Neither of us said anything.

"Are you the only of your kind?" Cressida finally asked. 

"'Of my kind'? What, are you not human?"

"No. A dragon rider."

"No," I said simply. 

"Can I join your group?"

"What?

"I have nowhere else to go," she explained. "Killer and I have been traveling from rock to rock afraid of the Hunters."

I was paying attention now. "Where are the Hunters?"

"Let me join your group and I'll tell you."

"Fine. Follow me." I paused. "Wait, you named your dragon 'Killer'?"

"What's wrong with that?"

I just laughed at her lack of creativity, then grew serious. "You wouldn't happen to know anything about Lycanwings, do you?"

Cressida laughed. It was one of those laughs where you couldn't tell if it was evil or simply that of someone who knows something. "You could say that." Her dragon reared up into the air where I could see it. 
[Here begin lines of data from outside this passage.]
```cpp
template <typename TRA, typename TRB, int BT, int NW, int GEMV_CH>
__global__ __launch_bounds__(NW * 64) void gemv_kq_dual_early_kernel(const uint8_t *__restrict__ xrow, const uint8_t *__restrict__ Aa0,
                                                                     const uint8_t *__restrict__ Aa1, const uint8_t *__restrict__ Ab0, int nbk,
                                                                     int n_ht_a, int n_ht_b, int grid_a, int ea0, int grid_b,
                                                                     const gemv_mats mats_a, const gemv_mats mats_b) {
    extern __shared__ __attribute__((aligned(16))) uint8_t lds[];
    static_assert(TRA::ACT == TRB::ACT, "both types must share the activation image, and so the meaning of nbk (kq_nb_of)");
    asm volatile("" : "+s"(Aa0), "+s"(Aa1), "+s"(Ab0), "+s"(ea0), "+s"(grid_a));
    if ((int)blockIdx.x < grid_a)
        gemv_kq_body1<TRA, BT, NW, GEMV_CH, false, true>(mats_a, nbk, xrow, 0, 0, n_ht_a, (int)blockIdx.x, grid_a, lds,
                                                         kq_pre{Aa0, Aa1, Aa1, ea0, KQ_NO_BOUNDARY});
    else
        gemv_kq_body1<TRB, BT, NW, GEMV_CH, false, true>(mats_b, nbk, xrow, 0, 0, n_ht_b, (int)blockIdx.x - grid_a, grid_b, lds,
                                                         kq_pre{Ab0, Ab0, Ab0, KQ_NO_BOUNDARY, KQ_NO_BOUNDARY});
}


template <typename TR, int BT, bool ROWS32>
static const void *kq_kernel_1(int variant, int nw, int ch) {
    const int form = nw * 10 + ch;
    if (variant == LFAMD_GEMV_PLAIN)
        return form == 82    ? (const void *)gemv_kq_kernel<TR, 1, BT, 8, 2>
               : form == 161 ? (const void *)gemv_kq_kernel<TR, 1, BT, 16, 1>
               : form == 162 ? (const void *)gemv_kq_kernel<TR, 1, BT, 16, 2>
                             : nullptr;
    if (variant == LFAMD_GEMV_EARLY)
        return form == 82    ? (const void *)gemv_kq_early_kernel<TR, 1, BT, 8, 2>
               : form == 161 ? (const void *)gemv_kq_early_kernel<TR, 1, BT, 16, 1>
               : form == 162 ? (const void *)gemv_kq_early_kernel<TR, 1, BT, 16, 2>
                             : nullptr;
    if constexpr (ROWS32)
        if (variant == LFAMD_GEMV_ROWS32 && form == 161)
            return (const void *)gemv_kq_kernel<TR, 1, BT, 16, 1, false, true>;
    return nullptr;
}

template <typename TR, int BT, int NC>
static const void *kq_kernel_n(int nw, int ch) {
    const int form = nw * 10 + ch;
    return form == 161  ? (const void *)gemv_kq_kernel<TR, NC, BT, 16, 1>
           : form == 82 ? (const void *)gemv_kq_kernel<TR, NC, BT, 8, 2>
           : form == 84 ? (const void *)gemv_kq_kernel<TR, NC, BT, 8, 4>
                        : nullptr;
}

template <typename TR, int BT, bool ROWS32>
static const void *kq_kernel(int variant, int nc, int nw, int ch) {
    static const void *(*const cols[])(int, int) = {kq_kernel_n<TR, BT, 2>, kq_kernel_n<TR, BT, 3>, kq_kernel_n<TR, BT, 4>, kq_kernel_n<TR, BT, 5>,
// ... 47 lines not shown
```

Before: 4456 tokens/s.

## Interleave f32 activation staging with weight-chunk pipeline and cheapen quantisation math

Replaces float abs-max reductions with integer-bit max via v_max3 and integer DPP compares, and replaces per-element int conversion and shift packing with a magic-number rounding trick plus byte permutes. The JX>1 f32 staging path is restructured so that activation loads and quantisation passes alternate with weight-buffer issue/consume steps (double buffering bufA/bufB) instead of staging everything up front. It also makes the diagnostic vmcnt wait conditional. The aim is to overlap activation quantisation with weight streaming and shorten the ALU path. In exchange the control flow is more complex, it adds an early-return path, and it relies on assumptions about chunk layout (GEMV_CH==2).

```diff
diff --git a/llamafile_amd/csrc/gemv_common.h b/llamafile_amd/csrc/gemv_common.h
--- a/llamafile_amd/csrc/gemv_common.h
+++ b/llamafile_amd/csrc/gemv_common.h
@@ -11,18 +11,23 @@
     }
 }
 
+#define KQ_ROUND_MAGIC 12582912.0f
 template <bool K, int N>
 __device__ static inline void pack_codes(uint32_t (&y)[N / 4], const float (&v)[N], float scale) {
+    uint32_t t[N];
 #pragma unroll
     for (int e = 0; e < N; e++) {
-        int q;
-        if constexpr (K) {
-            q = (int)rintf(scale * v[e]);
-            q = q > 127 ? 127 : q;
-        } else {
-            q = (int)roundf(v[e] * scale);
-        }
-        y[e >> 2] |= (uint32_t)(q & 0xff) << (8 * (e & 3));
+        float r;
+        if constexpr (K)
+            r = fminf(scale * v[e] + KQ_ROUND_MAGIC, KQ_ROUND_MAGIC + 127.0f);
+        else
+            r = roundf(v[e] * scale) + KQ_ROUND_MAGIC;
+        t[e] = __builtin_bit_cast(uint32_t, r);
+    }
+#pragma unroll
+    for (int e = 0; e < N; e += 4) {
+        const uint32_t lo = __builtin_amdgcn_perm(t[e + 1], t[e], 0x0c0c0400), hi = __builtin_amdgcn_perm(t[e + 3], t[e + 2], 0x0c0c0400);
+        y[e >> 2] |= __builtin_amdgcn_perm(hi, lo, 0x05040100);
     }
 }
 
@@ -96,7 +101,8 @@
     } while (0)
 #define GSTAMP_ARRIVAL()                                                                                         \
     do {                                                                                                         \
-        asm volatile("s_waitcnt vmcnt(0)" ::: "memory");                                                         \
+        if (GEMV_DIAG >= 2)                                                                                      \
+            asm volatile("s_waitcnt vmcnt(0)" ::: "memory");                                                     \
         GSTAMP();                                                                                                \
     } while (0)
 #else
diff --git a/llamafile_amd/csrc/gemv_impl.h b/llamafile_amd/csrc/gemv_impl.h
--- a/llamafile_amd/csrc/gemv_impl.h
+++ b/llamafile_amd/csrc/gemv_impl.h
@@ -596,6 +596,20 @@
     const int hs2 = hs + (int)dpp_u32<DPP_ROW_SHL4>((uint32_t)hs);
     if ((lane & 5) == 0)
         put_pair(dst, grp, hs2);
+}
+
+__device__ static inline uint32_t kq_absmax8_bits(const float (&v)[8]) {
+    float p, q, r;
+    asm("v_max3_f32 %0, |%1|, |%2|, |%3|" : "=v"(p) : "v"(v[0]), "v"(v[1]), "v"(v[2]));
+    asm("v_max3_f32 %0, |%1|, |%2|, |%3|" : "=v"(q) : "v"(v[3]), "v"(v[4]), "v"(v[5]));
+    asm("v_max3_f32 %0, |%1|, |%2|, %3" : "=v"(r) : "v"(v[6]), "v"(v[7]), "v"(p));
+    const uint32_t qb = __builtin_bit_cast(uint32_t, q), rb = __builtin_bit_cast(uint32_t, r);
+    return qb > rb ? qb : rb;
+}
+template <int CTRL>
+__device__ static inline uint32_t kq_max_dpp(uint32_t x) {
+    const uint32_t o = dpp_u32<CTRL>(x);
+    return o > x ? o : x;
 }
 
 __device__ static inline void stage_f32_q8k_wave(uint8_t *dst, const float4 v, int lane) {
@@ -647,31 +661,26 @@
 
 __device__ static inline void stage_f32_q8k_wave2(uint8_t *dst, const float4 va, const float4 vb, int lane) {
     const float v[8] = {va.x, va.y, va.z, va.w, vb.x, vb.y, vb.z, vb.w};
-    float a[8];
-#pragma unroll
-    for (int e = 0; e < 8; e++)
-        a[e] = fabsf(v[e]);
-    float am = fmaxf(fmaxf(fmaxf(a[0], a[1]), fmaxf(a[2], a[3])), fmaxf(fmaxf(a[4], a[5]), fmaxf(a[6], a[7])));
-    am = fmaxf(am, dpp_f32<DPP_XOR1>(am));
-    am = fmaxf(am, dpp_f32<DPP_XOR2>(am));
-    am = fmaxf(am, dpp_f32<DPP_HALF_MIRROR>(am));
-    am = fmaxf(am, dpp_f32<DPP_MIRROR>(am));
+    const uint32_t lm = kq_absmax8_bits(v);
+    uint32_t am = kq_max_dpp<DPP_XOR1>(lm);
+    am = kq_max_dpp<DPP_XOR2>(am);
+    am = kq_max_dpp<DPP_HALF_MIRROR>(am);
+    am = kq_max_dpp<DPP_MIRROR>(am);
     const bool hi = lane >= 32;
-    const float amax_lo = fmaxf(readlane_f32(am, 0), readlane_f32(am, 16)), amax_hi = fmaxf(readlane_f32(am, 32), readlane_f32(am, 48));
-    const float amax = hi ? amax_hi : amax_lo;
-    bool any = false;
+    const uint32_t r0 = (uint32_t)__builtin_amdgcn_readlane((int)am, 0), r1 = (uint32_t)__builtin_amdgcn_readlane((int)am, 16);
+    const uint32_t r2 = (uint32_t)__builtin_amdgcn_readlane((int)am, 32), r3 = (uint32_t)__builtin_amdgcn_readlane((int)am, 48);
+    const uint32_t amax_lo = r0 > r1 ? r0 : r1, amax_hi = r2 > r3 ? r2 : r3;
+    const uint32_t amax_b = hi ? amax_hi : amax_lo;
+    const float amax = __builtin_bit_cast(float, amax_b);
     float cand = v[7];
 #pragma unroll
-    for (int e = 7; e >= 0; e--) {
-        const bool me = a[e] == amax;
-        cand = me ? v[e] : cand;
-        any = any || me;
-    }
-    const unsigned long long ball = __builtin_amdgcn_ballot_w64(any);
-    const uint32_t blo = (uint32_t)ball, bhi = (uint32_t)(ball >> 32);
-    const int first_lo = blo ? __builtin_ctz(blo) : 0, first_hi = 32 + (bhi ? __builtin_ctz(bhi) : 0);
+    for (int e = 6; e >= 0; e--)
+        cand = fabsf(v[e]) == amax ? v[e] : cand;
+    const unsigned long long ball = __builtin_amdgcn_ballot_w64(lm == amax_b);
+    const uint32_t blo = (uint32_t)ball | 0x80000000u, bhi = (uint32_t)(ball >> 32) | 0x80000000u;
+    const int first_lo = __builtin_ctz(blo), first_hi = 32 + __builtin_ctz(bhi);
     const float val_lo = readlane_f32(cand, first_lo), val_hi = readlane_f32(cand, first_hi);
-    const bool nz = amax != 0.0f;
+    const bool nz = amax_b != 0u;
     const float val = nz ? (hi ? val_hi : val_lo) : 1.0f;
     const float iscale = -128.0f / val;
     uint32_t y[2] = {0, 0};
@@ -687,12 +696,10 @@
 template <bool S1>
 __device__ static inline void stage_f32_q80_wave2(uint8_t *dst, const float4 va, const float4 vb, int lane) {
     const float v[8] = {va.x, va.y, va.z, va.w, vb.x, vb.y, vb.z, vb.w};
-    float am = 0.0f;
-#pragma unroll
-    for (int e = 0; e < 8; e++)
-        am = fmaxf(am, fabsf(v[e]));
-    am = fmaxf(am, dpp_f32<DPP_XOR1>(am));
-    am = fmaxf(am, dpp_f32<DPP_XOR2>(am));
+    uint32_t amb = kq_absmax8_bits(v);
+    amb = kq_max_dpp<DPP_XOR1>(amb);
+    amb = kq_max_dpp<DPP_XOR2>(amb);
+    const float am = __builtin_bit_cast(float, amb);
     const float d = am / 127.0f;
     const float id = d != 0.0f ? 1.0f / d : 0.0f;
     uint32_t y[2] = {0, 0};
@@ -1147,29 +1154,69 @@
         __builtin_amdgcn_sched_barrier(0);
         GSTAMP();
 #define KQ_STAGE_GROUP(j0)                                                                                             \
-    if constexpr (JX == 1) {                                                                                           \
+    {                                                                                                                  \
         const int b = wave + NW * (j0);                                                                                \
         uint8_t *dst = b < nb ? lds + (size_t)b * XBLK : dummy;                                                        \
         if constexpr (TR::ACT == LFAMD_TYPE_Q8_K)                                                                      \
             stage_f32_q8k_wave(dst, KQ_F4(xv[0]), lane);                                                               \
         else                                                                                                           \
             stage_f32_q80_wave<TR::ACT == LFAMD_TYPE_Q8_1>(dst, KQ_F4(xv[0]), lane);                                   \
-    } else {                                                                                                           \
-        _Pragma("unroll") for (int ps = 0; ps < JX / 2; ps++) {                                                        \
-            const int b = wave + NW * ((j0) + 2 * ps + (lane >> 5));                                                   \
-            uint8_t *dst = b < nb ? lds + (size_t)b * XBLK : dummy;                                                    \
-            if constexpr (TR::ACT == LFAMD_TYPE_Q8_K)                                                                  \
-                stage_f32_q8k_wave2(dst, KQ_F4(xv[2 * ps]), KQ_F4(xv[2 * ps + 1]), lane);                              \
-            else                                                                                                       \
-                stage_f32_q80_wave2<TR::ACT == LFAMD_TYPE_Q8_1>(dst, KQ_F4(xv[2 * ps]), KQ_F4(xv[2 * ps + 1]), lane);  \
-        }                                                                                                              \
-    }
-        KQ_STAGE_GROUP(0)
-        for (int j0 = JX; j0 < sb_per_wave; j0 += JX) {
-#pragma unroll
-            for (int j = 0; j < JX; j++)
-                xv[j] = buf_ld16(rx, x_off(j0, j));
-            KQ_STAGE_GROUP(j0)
+    }
+        if constexpr (JX == 1) {
+            KQ_STAGE_GROUP(0)
+            for (int j0 = JX; j0 < sb_per_wave; j0 += JX) {
+                xv[0] = buf_ld16(rx, x_off(j0, 0));
+                KQ_STAGE_GROUP(j0)
+            }
+        } else {
+            static_assert(GEMV_CH == 2 && (JX == 2 || JX == 4), "a pass of two blocks is a chunk of two slots");
+#define KQ_LOAD_PASS(s0, xa, xb)                                                                                       \
+    do {                                                                                                               \
+        const uint32_t o = (uint32_t)(wave + NW * ((s0) + (lane >> 5))) * 1024u + (uint32_t)(lane & 31) * 32u;         \
+        xa = buf_ld16(rx, o), xb = buf_ld16(rx, o + 16u);                                                              \
+    } while (0)
+#define KQ_STAGE_PASS(s0, xa, xb)                                                                                      \
+    do {                                                                                                               \
+        const int b = wave + NW * ((s0) + (lane >> 5));                                                                \
+        uint8_t *dst = b < nb ? lds + (size_t)b * XBLK : dummy;                                                        \
+        if constexpr (TR::ACT == LFAMD_TYPE_Q8_K)                                                                      \
+            stage_f32_q8k_wave2(dst, KQ_F4(xa), KQ_F4(xb), lane);                                                      \
+        else                                                                                                           \
+            stage_f32_q80_wave2<TR::ACT == LFAMD_TYPE_Q8_1>(dst, KQ_F4(xa), KQ_F4(xb), lane);                          \
+        __builtin_amdgcn_fence(__ATOMIC_RELEASE, "wavefront");             \
+        GSTAMP();                                                                                                      \
+    } while (0)
+            constexpr int X1 = JX == 4 ? 2 : 0;
+            KQ_STAGE_PASS(0, xv[0], xv[1]);
+            if (cpt > 1) {
+                if constexpr (JX == 2)
+                    KQ_LOAD_PASS(2, xv[0], xv[1]);
+                KQ_ISSUE(bufB);
+                GSTAMP();
+                KQ_CONSUME(bufA);
+                KQ_STAGE_PASS(2, xv[X1], xv[X1 + 1]);
+                for (int c = 2; c < cpt; c += 2) {
+                    KQ_LOAD_PASS(2 * c, xv[0], xv[1]);
+                    if constexpr (JX == 4)
+                        KQ_LOAD_PASS(2 * c + 2, xv[2], xv[3]);
+                    KQ_ISSUE(bufA);
+                    KQ_CONSUME(bufB);
+                    KQ_STAGE_PASS(2 * c, xv[0], xv[1]);
+                    if constexpr (JX == 2)
+                        KQ_LOAD_PASS(2 * c + 2, xv[0], xv[1]);
+                    KQ_ISSUE(bufB);
+                    KQ_CONSUME(bufA);
+                    KQ_STAGE_PASS(2 * c + 2, xv[X1], xv[X1 + 1]);
+                }
+                KQ_ISSUE(bufA);
+                if (cc.ht >= n_ht) {
+                    GWG(1);
+                    return;
+                }
+                KQ_CONSUME(bufB);
+            }
+#undef KQ_LOAD_PASS
+#undef KQ_STAGE_PASS
         }
 #undef KQ_STAGE_GROUP
     } else {
```

Result: no change. 4460 tokens/s (median of 6 runs) (+0.1%).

Cressida's Lycanwing was almost nothing like Deav's. It had the bright red color described in legends and was three or four times as big as the purple one back on Berk. It had large spikes lining its back, which I now saw were what Cressida had been standing against earlier. 

"I need your help," I said as Riona swooped out of the way of the flaming wings. 

"What for?"

"A friend." Riona and I flew off towards Berk, Cressida and her dragon following close behind. We landed towards the back of the island where the people wouldn't have a heart attack from an insanely huge dragon they didn't recognize swooping down on them. 

"Do you know of a cure?" I asked when we landed.

"A cure for what?"

"The effects of Lycanwing poison."

Cressida looked confused. "Why would you want to cure that?"

"Why would you want to become half-Lycanwing every full moon?" I countered.

Cressida laughed. "I do find the legends funny."

"This is no laughing matter."

"Of course not," she agreed. "The Lycanwing's bite does not transform humans, rather it joins two minds together."

"What?"

Before Cressida could answer, Deav ran through the doorway, sweating and breathing heavily. 

"Something... something is following me," he panted. 

I looked around him to the path. "Nothing is following you, Deav."

"No I can here its voice. It's following me."

"Is this the Lycanwing rider?" Cressida asked. 

"Yes," I said. 

She turned to Deav. "Do you want the good news or the better news first?"

"I don't care. Just get this voice out. Of. My. Head."

"Well, the good news is that you won't turn into a dragon tonight." She let that sink in for a moment before continuing. "The better news is that your dragon loves you and will never be loyal to anyone else."

"Then why did he bite me?"

"The Lycanwing's bite creates a link between it and a rider," Cressida explained. "It allows for better teamwork. The "voice in your head" is probably the dragon attempting to contact you."

"So I'm not going to become some sort of were-dragon?"

"Not from that dragon."

Deav nearly fainted with relief. 

"Well. crisis averted," I declared. "I'm going to take a nap. I hit my daily excitement limit about four hours ago."